THE PROBLEM - Using the listing below, work out how many lines include the word "threads". Only the number is to be given.

RECORDS TO USE -
+    s = full[ci * 32:(ci + 1) * 32]
+    print("%-8s truth %.3f | rounds %6.0f slow %6.0f nseq %6.0f groups %6.0f lazies %6.0f longs %6.0f" % ((nm, truth[ci * 32:(ci + 1) * 32].mean()) + tuple(s.mean(0))))
+A = np.c_[full, np.ones(384)]
+w, *_ = np.linalg.lstsq(A, truth, rcond=None)
+print("fit full (ms per unit):", w, "resid rms", np.sqrt(((A @ w - truth) ** 2).mean()))
+from scipy.optimize import nnls
+w2, _ = nnls(A, truth); print("nnls:", w2, "rms", np.sqrt(((A @ w2 - truth) ** 2).mean()))
+evaluate("full stats, lstsq", A @ w)
+evaluate("full stats, nnls", A @ w2)
+evaluate("full stats, old pcost w", full @ np.array([6500, 3000, 120, 150, 480, 1500.]))
+evaluate("full rounds only", full[:, 0])
+for (o, l) in ((0, 256), (0, 512), (0, 1024), (0, 2048), (0, 3072), (32768, 512), (32768, 1024), (16384, 1024), (4096, 1024), (1024, 1024)):
+    s, sl = stats(o, l)
+    sc = s * (bs / sl)[:, None]
+    evaluate("sample %d+%d nnls-w" % (o, l), np.c_[sc, np.ones(384)] @ w2)
+    evaluate("sample %d+%d lstsq-w" % (o, l), np.c_[sc, np.ones(384)] @ w)
+    evaluate("sample %d+%d oldw" % (o, l), sc @ np.array([6500, 3000, 120, 150, 480, 1500.]))
+    As = np.c_[sc, np.ones(384)]; ws, _ = nnls(As, truth)
+    evaluate("sample %d+%d refit" % (o, l), As @ ws); print("    refit w", np.round(ws, 6))
+    np.save(os.path.join(WORK, "s_%d_%d.npy" % (o, l)), sc)
diff --git a/experiments/parse_cost_order/fit_stats.cpp b/experiments/parse_cost_order/fit_stats.cpp
--- /dev/null
+++ b/experiments/parse_cost_order/fit_stats.cpp
@@ -0,0 +1,30 @@
+#include "hip/hip_runtime.h"
+#include "k4lz4_decode.hpp"
+#include "k4lz4_encode_fast.hpp"
+#include "k4lz4_parse.hpp"
+#include <vector>
+
+namespace k4 {
+__global__ void stats_kernel(BatchArgs a, uint32_t off, uint32_t len, uint32_t *out, uint32_t cap = 0)
+{
+    __shared__ __attribute__((aligned(16))) uint32_t lds[PCOST_WAVES_PER_WG][4096 + PARSE_SEEN_DWORDS];
+    const int lane = lane_id();
+    const uint32_t wave = uni(threadIdx.x >> 6);
+    const long long b = (long long)blockIdx.x * PCOST_WAVES_PER_WG + (long long)wave;
+    if (b >= a.n) return;
+    const uint32_t src_len = (uint32_t)a.srcLen[b];
+    uint32_t o = off, s = len;
+    if (o + s > src_len) { o = 0; s = s < src_len ? s : src_len; }
+    ParseStats st; st.max_rounds = cap;
+    const uint32_t nseq = parse_block<1, false, true>(a.src + a.srcOff[b] + o, s, nullptr, (uint16_t *)lds[wave], lds[wave] + 4096, lane, nullptr, &st);
+    if (lane == 0) { uint32_t *w = out + 8 * b; w[0] = st.rounds; w[1] = st.slow; w[2] = nseq; w[3] = st.groups; w[4] = st.lazies; w[5] = st.longs; w[6] = st.covered; }
+}
+}
+
+extern "C" int study_stats(const uint8_t *src, const uint64_t *srcOff, const int32_t *srcLen, long long n, uint32_t off, uint32_t len, uint32_t *out, int threads, uint32_t cap)
+{
+    k4::BatchArgs a{};
+    a.src = src; a.srcOff = srcOff; a.srcLen = srcLen; a.n = n; a.accel = 1;
+    k4emu::launch_fn(dim3((unsigned)((n + k4::PCOST_WAVES_PER_WG - 1) / k4::PCOST_WAVES_PER_WG)), dim3(64 * k4::PCOST_WAVES_PER_WG), [=] { k4::stats_kernel(a, off, len, out, cap); }, threads);
+    return 0;
+}
diff --git a/experiments/parse_cost_order/rank_blocks.py b/experiments/parse_cost_order/rank_blocks.py
--- /dev/null
+++ b/experiments/parse_cost_order/rank_blocks.py
@@ -0,0 +1,26 @@
+#!/usr/bin/env python
+import sys
+import numpy as np
+res = np.load(sys.argv[1])
+reps, n, _ = res.shape
+b = np.arange(n)
+u = (b % 12) * 32 + (b // 12) % 32
+dur = (res[:, :, 1] - res[:, :, 0]) / 1e5
+k = res[:, :, 2].astype(int)
+lds_s = np.zeros(384); lds_n = np.zeros(384); mem_s = np.zeros(384); mem_n = np.zeros(384)
+for r in range(reps):
+    np.add.at(lds_s, u[k[r] == 4], dur[r][k[r] == 4]); np.add.at(lds_n, u[k[r] == 4], 1)
+    np.add.at(mem_s, u[k[r] != 4], dur[r][k[r] != 4]); np.add.at(mem_n, u[k[r] != 4], 1)
+lds = np.where(lds_n > 0, lds_s / np.maximum(lds_n, 1), np.nan)
+mem = np.where(mem_n > 0, mem_s / np.maximum(mem_n, 1), np.nan)
+both = (lds_n >= 2) & (mem_n >= 2)
+ratio = float(np.median(mem[both] / lds[both])) if both.any() else 1.17
+P = np.where(np.isnan(lds), mem / ratio, lds)
+Q = np.where(np.isnan(mem), lds * ratio, mem)
+print("unique blocks with LDS stamps %d, with others %d, with both %d; ratio other / LDS %.3f" % ((lds_n > 0).sum(), (mem_n > 0).sum(), both.sum(), ratio))
+for tag, est, path in (("P", P, sys.argv[2]), ("Q", Q, sys.argv[3])):
+    bkt = np.clip(np.round(est / (est.max() * 1.0001) * 63.0), 0, 63).astype(np.uint8)
+    bkt[u].tofile(path)
+    cut = np.sort(est[u])[::-1][2304 - 1]
+    print("%s: estimate ms min %.3f max %.3f; the 2304th most expensive block has %.3f; LDS share per class:" % (tag, est.min(), est.max(), cut),
+          " ".join("%d:%.2f" % (c, float((est[u][c::12] >= cut).mean())) for c in range(12)))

SOLUTION TO THE PROBLEM - 2